ChessieFL · 04/12/2021 07:30

I’m up for a W&P readalong - I’ve never read it but have always felt I should. Don’t worry Piggy, I’ll still do Hard Times too!

Tarahumara · 04/12/2021 07:31

I would be up for a W&P readalong. I've never read it and have been meaning to for years!

bumpyknuckles · 04/12/2021 07:50

I'd be be for a W&P readalong too. I've read it before but a long time ago, and it's definitely on the reread pile.
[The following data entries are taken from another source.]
## Restructure Gibbs full backward kernel: packed row records, folded scales, higher occupancy

Rewrites the full-covariance Gibbs backward kernel so that per-row data (x, S, q times rowscale, q times rowvec) sit in one aligned shared-memory record read with double2 loads. Column data are packed with the half-scale and colvec folded in, which reduces per-pair multiplies and register footprint. The launch-bounds minimum-blocks hint is raised to 3 and the prefetch depth cut to 3 to allow more resident CTAs. The per-row atomic epilogue is reorganised so each thread handles a whole row and fuses the determinant-gradient term into a single atomic per component. Column S is re-read from global memory at the end instead of being held in registers. The tighter register cap risks spills in f64 code.

Result: faster. 238.9 (median of 6 runs) (+1.9%).

```diff
diff --git a/nonstationary_precip_b200/csrc/common.cuh b/nonstationary_precip_b200/csrc/common.cuh
--- a/nonstationary_precip_b200/csrc/common.cuh
+++ b/nonstationary_precip_b200/csrc/common.cuh
@@ -69,9 +69,9 @@
     const int nvals = (slot + 1) * NRC;
     for (int v = lane; v < nvals; v += 32) {
       const double* line = panel + v * 33;
-      double a0 = 0.0, a1 = 0.0, a2 = 0.0, a3 = 0.0;
+      double a0 = line[0], a1 = line[1], a2 = line[2], a3 = line[3];
 #pragma unroll
-      for (int k = 0; k < 32; k += 4) {
+      for (int k = 4; k < 32; k += 4) {
         a0 += line[k];
         a1 += line[k + 1];
         a2 += line[k + 2];
diff --git a/nonstationary_precip_b200/csrc/gibbs_full.cu b/nonstationary_precip_b200/csrc/gibbs_full.cu
--- a/nonstationary_precip_b200/csrc/gibbs_full.cu
+++ b/nonstationary_precip_b200/csrc/gibbs_full.cu
@@ -97,11 +97,8 @@
 }
 
 
-#ifndef NPGP_FULL_BWD_MINB
-#define NPGP_FULL_BWD_MINB 2
-#endif
 template <int d, bool DX1, bool DX2, int CPT>
-__global__ void __launch_bounds__(kNT, NPGP_FULL_BWD_MINB) gibbs_full_bwd_kernel(int n1, int n2, const double* __restrict__ x1,
+__global__ void __launch_bounds__(kNT, 3) gibbs_full_bwd_kernel(int n1, int n2, const double* __restrict__ x1,
                                                              const double* __restrict__ S1,
                                                              const double* __restrict__ x2,
                                                              const double* __restrict__ S2, double jit2,
@@ -112,7 +109,9 @@
   constexpr int P = sym_size(d);
   constexpr int NRC = P + 1 + (DX1 ? d : 0);
   constexpr int NW = kNT / 32;
-  __shared__ double sx[kTI][d], sS[kTI][P], sq[kTI], srs[kTI], srv[kTI];
+  constexpr int NF = d + P + 2;
+  constexpr int RREC = (d + P + 2 + 1) & ~1;
+  __shared__ __align__(16) double srow[kTI][RREC];
   __shared__ double part[NW][kTI][NRC];
   __shared__ double red[32];
   __shared__ double panels[NW * RowReducer<NRC>::PANEL];
@@ -124,13 +123,20 @@
   const int row_begin = blockIdx.x * rows_per_cta;
   const int row_end = min(n1, row_begin + rows_per_cta);
   const double s = scale ? *scale : 1.0;
-  double z[CPT][d], Sj[CPT][P], qj[CPT], cv[CPT];
+  double cc[CPT][NF];
   bool valid[CPT];
 #pragma unroll
   for (int c = 0; c < CPT; ++c) {
-    load_col_full<d>(n2, jbase + c, x2, S2, z[c], Sj[c], qj[c], valid[c]);
-    cv[c] = (g.colvec && valid[c]) ? g.colvec[jbase + c] : 0.0;
-    qj[c] *= s;
+    double z[d], Sj[P], qj;
+    load_col_full<d>(n2, jbase + c, x2, S2, z, Sj, qj, valid[c]);
+    const double qh = 0.5 * s * qj;
+    const double cv = (g.colvec && valid[c]) ? g.colvec[jbase + c] : 0.0;
+#pragma unroll
+    for (int k = 0; k < d; ++k) cc[c][k] = z[k];
+#pragma unroll
+    for (int p = 0; p < P; ++p) cc[c][d + p] = Sj[p];
+    cc[c][d + P] = qh;
+    cc[c][d + P + 1] = qh * cv;
   }
   double cW[CPT][P], cs0[CPT], cxz[CPT][d];
 #pragma unroll
@@ -141,54 +147,67 @@
 #pragma unroll
     for (int k = 0; k < d; ++k) cxz[c][k] = 0.0;
   }
-  GPrefetch<CPT> gq(g, jbase, valid, vec_ok, row_begin, row_end);
+  GPrefetch<CPT, 3> gq(g, jbase, valid, vec_ok, row_begin, row_end);
 
   for (int i0 = row_begin; i0 < row_end; i0 += kTI) {
     __syncthreads();
-    stage_rows_full<d>(n1, i0, x1, S1, sx, sS, sq);
     for (int r = threadIdx.x; r < kTI; r += kNT) {
       const int i = i0 + r;
-      srs[r] = (g.rowscale && i < n1) ? g.rowscale[i] : 1.0;
-      srv[r] = (g.rowvec && i < n1) ? g.rowvec[i] : 0.0;
+      double* rec = srow[r];
+      double S[P];
+#pragma unroll
+      for (int p = 0; p < P; ++p) S[p] = 0.0;
+#pragma unroll
+      for (int k = 0; k < d; ++k) S[sym_idx(d, k, k)] = 1.0;
+      if (i < n1) {
+#pragma unroll
+        for (int p = 0; p < P; ++p) S[p] = S1[(long)i * P + p];
+      }
+#pragma unroll
+      for (int k = 0; k < d; ++k) rec[k] = (i < n1) ? x1[(long)i * d + k] : 0.0;
+#pragma unroll
+      for (int p = 0; p < P; ++p) rec[d + p] = S[p];
+      const double qi = sqrt(sqrt(sym_det<d>(S)));
+      rec[d + P] = (g.rowscale && i < n1) ? qi * g.rowscale[i] : qi;
+      rec[d + P + 1] = (g.rowvec && i < n1) ? qi * g.rowvec[i] : 0.0;
     }
     __syncthreads();
     const int nr = min(kTI, row_end - i0);
     for (int r = 0; r < nr; ++r) {
       double gv[CPT];
       gq.pop(i0 + r, gv);
-#pragma unroll
-      for (int c = 0; c < CPT; ++c) gv[c] = fma(srv[r], cv[c], gv[c] * srs[r]);
-      double rW[P], rxz[d], rs0 = 0.0;
-#pragma unroll
-      for (int p = 0; p < P; ++p) rW[p] = 0.0;
-#pragma unroll
-      for (int k = 0; k < d; ++k) rxz[k] = 0.0;
+      double ri[RREC];
+#pragma unroll
+      for (int k = 0; k < RREC; k += 2) {
+        const double2 t = *reinterpret_cast<const double2*>(&srow[r][k]);
+        ri[k] = t.x;
+        ri[k + 1] = t.y;
+      }
+      double rW[P], rxz[d], rs0;
 #pragma unroll
       for (int c = 0; c < CPT; ++c) {
         FullPair<d> pr;
-        gibbs_full_eval<d>(sx[r], sS[r], sq[r], z[c], Sj[c], qj[c], jit2, sexp, &pr);
-        const double gk = valid[c] ? gv[c] * pr.k : 0.0;
-        rs0 += gk;
-        cs0[c] += gk;
-        const double c2 = -gk * pr.hr2;
+        gibbs_full_pair<d>(ri, ri + d, cc[c], cc[c] + d, jit2, sexp, pr);
+        const double hgk = pr.e * fma(ri[d + P] * gv[c], cc[c][d + P], ri[d + P + 1] * cc[c][d + P + 1]);
+        cs0[c] += hgk;
+        const double c2 = -hgk * pr.r2;
         double t[d];
 #pragma unroll
-        for (int a = 0; a < d; ++a) t[a] = (0.5 * gk) * pr.w[a];
+        for (int a = 0; a < d; ++a) t[a] = hgk * pr.w[a];
 #pragma unroll
         for (int a = 0; a < d; ++a)
 #pragma unroll
           for (int b = a; b < d; ++b) {
             const int p = sym_idx(d, a, b);
             const double w = fma(t[a], pr.w[b], c2 * pr.adjA[p]);
-            rW[p] += w;
+            rW[p] = c ? rW[p] + w : w;
             cW[c][p] += w;
           }
-        if (DX1 || DX2) {
-#pragma unroll
-          for (int k = 0; k < d; ++k) {
-            if (DX1) rxz[k] += t[k];
-            if (DX2) cxz[c][k] += t[k];
-          }
+        rs0 = c ? rs0 + hgk : hgk;
+#pragma unroll
+        for (int k = 0; k < d; ++k) {
+          if (DX1) rxz[k] = c ? rxz[k] + t[k] : t[k];
+          if (DX2) cxz[c][k] += t[k];
         }
       }
 #pragma unroll
@@ -201,22 +220,23 @@
       rr.flush_if_due(r, nr, [&](int row, int comp, double v) { part[warp][row][comp] = v; });
     }
     __syncthreads();
-    for (int t = threadIdx.x; t < nr * NRC; t += kNT) {
-      const int r = t / NRC, comp = t % NRC;
-      double v = 0.0;
-#pragma unroll
-      for (int w = 0; w < NW; ++w) v += part[w][r][comp];
-      const int i = i0 + r;
-      if (comp < P) {
-        atomicAdd(&d_S1[(long)i * P + comp], v);
-      } else if (comp == P) {
-        double adj[P], det;
-        sym_adj_det<d>(sS[r], adj, det);
-        const double f = 0.25 * v / det;
-#pragma unroll
-        for (int p = 0; p < P; ++p) atomicAdd(&d_S1[(long)i * P + p], f * adj[p]);
-      } else if (DX1) {
-        atomicAdd(&d_x1[(long)i * d + (comp - P - 1)], -4.0 * v);
+    for (int r = threadIdx.x; r < nr; r += kNT) {
+      double v[NRC];
+#pragma unroll
+      for (int comp = 0; comp < NRC; ++comp) {
+        v[comp] = part[0][r][comp];
+#pragma unroll
+        for (int w = 1; w < NW; ++w) v[comp] += part[w][r][comp];
+      }
+      const long i = i0 + r;
+      double adj[P], det;
+      sym_adj_det<d>(&srow[r][d], adj, det);
+      const double f = 0.5 * v[P] / det;
+#pragma unroll
+      for (int p = 0; p < P; ++p) atomicAdd(&d_S1[i * P + p], fma(f, adj[p], v[p]));
+      if (DX1) {
+#pragma unroll
+        for (int k = 0; k < d; ++k) atomicAdd(&d_x1[i * d + k], -4.0 * v[P + 1 + k]);
       }
     }
   }
@@ -225,8 +245,8 @@
     if (!valid[c]) continue;
     const int j = jbase + c;
     double adj[P], det;
-    sym_adj_det<d>(Sj[c], adj, det);
-    const double f = 0.25 * cs0[c] / det;
+    sym_adj_det<d>(S2 + (long)j * P, adj, det);
+    const double f = 0.5 * cs0[c] / det;
 #pragma unroll
     for (int p = 0; p < P; ++p) atomicAdd(&d_S2[(long)j * P + p], fma(f, adj[p], cW[c][p]));
     if (DX2) {
@@ -238,7 +258,7 @@
     double acc_scale = 0.0;
 #pragma unroll
     for (int c = 0; c < CPT; ++c) acc_scale += valid[c] ? cs0[c] : 0.0;
-    const double t = block_sum(acc_scale / s, red);
+    const double t = block_sum(2.0 * acc_scale / s, red);
     if (threadIdx.x == 0) atomicAdd(d_scale, t);
   }
 }
diff --git a/nonstationary_precip_b200/csrc/pairmath.cuh b/nonstationary_precip_b200/csrc/pairmath.cuh
--- a/nonstationary_precip_b200/csrc/pairmath.cuh
+++ b/nonstationary_precip_b200/csrc/pairmath.cuh
@@ -182,21 +182,13 @@
 }
 
 template <int d>
-struct FullPair {
-  double k;
-  double w[d];
-  double adjA[sym_size(d)];
-  double hr2;
-};
-
-template <int d>
 NPGP_HD double full_col_factor(double det_Sj) {
   return ((d == 2) ? 2.0 : 2.8284271247461900976) * sqrt(sqrt(det_Sj));
 }
 
 template <int d>
 NPGP_HD double gibbs_full_eval(const double* xi, const double* Si, double qi, const double* zj, const double* Sj,
-                               double qj, double jit2, const double* etab, FullPair<d>* out = nullptr) {
+                               double qj, double jit2, const double* etab) {
   constexpr int P = sym_size(d);
   double At[P], adjA[P], adjB[P], detA, detB, dl[d], v[d];
 #pragma unroll
@@ -211,16 +203,38 @@
   for (int k = 0; k < d; ++k) dv = fma(dl[k], v[k], dv);
   const double nidetB2 = -2.0 * fast_rcp(detB);
   const double r = fast_rsqrt(detA);
-  const double k = (qi * qj) * r * exp_neg(dv * nidetB2, etab);
-  if (out) {
-    out->k = k;
-    out->hr2 = 0.5 * r * r;
-#pragma unroll
-    for (int a = 0; a < d; ++a) out->w[a] = -v[a] * nidetB2;
-#pragma unroll
-    for (int p = 0; p < P; ++p) out->adjA[p] = adjA[p];
-  }
-  return k;
+  return (qi * qj) * r * exp_neg(dv * nidetB2, etab);
+}
+
+template <int d>
+struct FullPair {
+  double e;
+  double w[d];
+  double adjA[sym_size(d)];
+  double r2;
+};
+
+template <int d>
+NPGP_HD void gibbs_full_pair(const double* xi, const double* Si, const double* zj, const double* Sj, double jit2,
+                             const double* etab, FullPair<d>& out) {
+  constexpr int P = sym_size(d);
+  double At[P], adjB[P], detA, detB, dl[d], v[d];
+#pragma unroll
+  for (int p = 0; p < P; ++p) At[p] = Si[p] + Sj[p];
+#pragma unroll
+  for (int k = 0; k < d; ++k) dl[k] = xi[k] - zj[k];
+  sym_adj_det<d>(At, out.adjA, detA);
+  sym_adj_det_shifted<d>(At, out.adjA, jit2, adjB, detB);
+  sym_matvec<d>(adjB, dl, v);
+  const double idetB2 = 2.0 * fast_rcp(detB);
+#pragma unroll
+  for (int a = 0; a < d; ++a) out.w[a] = v[a] * idetB2;
+  double q = dl[0] * out.w[0];
+#pragma unroll
+  for (int k = 1; k < d; ++k) q = fma(dl[k], out.w[k], q);
+  const double r = fast_rsqrt(detA);
+  out.e = r * exp_neg(-q, etab);
+  out.r2 = r * r;
 }
 
 NPGP_HD double softplus20(double t) { return t > 20.0 ? t : log1p(exp(t)); }
```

SOLINVICTUS · 04/12/2021 08:02

I'd be up for it too.

Grin @ editing needed. Since Goblet of Fire I'd say. I gave up on Strike at Silkworm which I loathed. Should I try again? I do love crime which also has storytelling (Reginald Hill, some Elizabeth George (though am half way through one of her later ones at the moment- of which later- and the cracks in the "having researchers who live in the place when you don't" thing are as big as the one on Amy Pond's wall)

Stokey · 04/12/2021 08:20

I've never been a JK Rowling fan due to get utter wordiness. I actually found Harry Potter quite painful to read aloud when the DDs were younger. My 9 year old gave up on the Goblet of Fire which even she realised needed editing - she's a strong reader otherwise!

I've never made it past the farming but hear the start of W&P so could give it a go. I think Anna Karenina is actually a surprisingly easy read, although there is a bit of arable stuff there that I may have skimmed.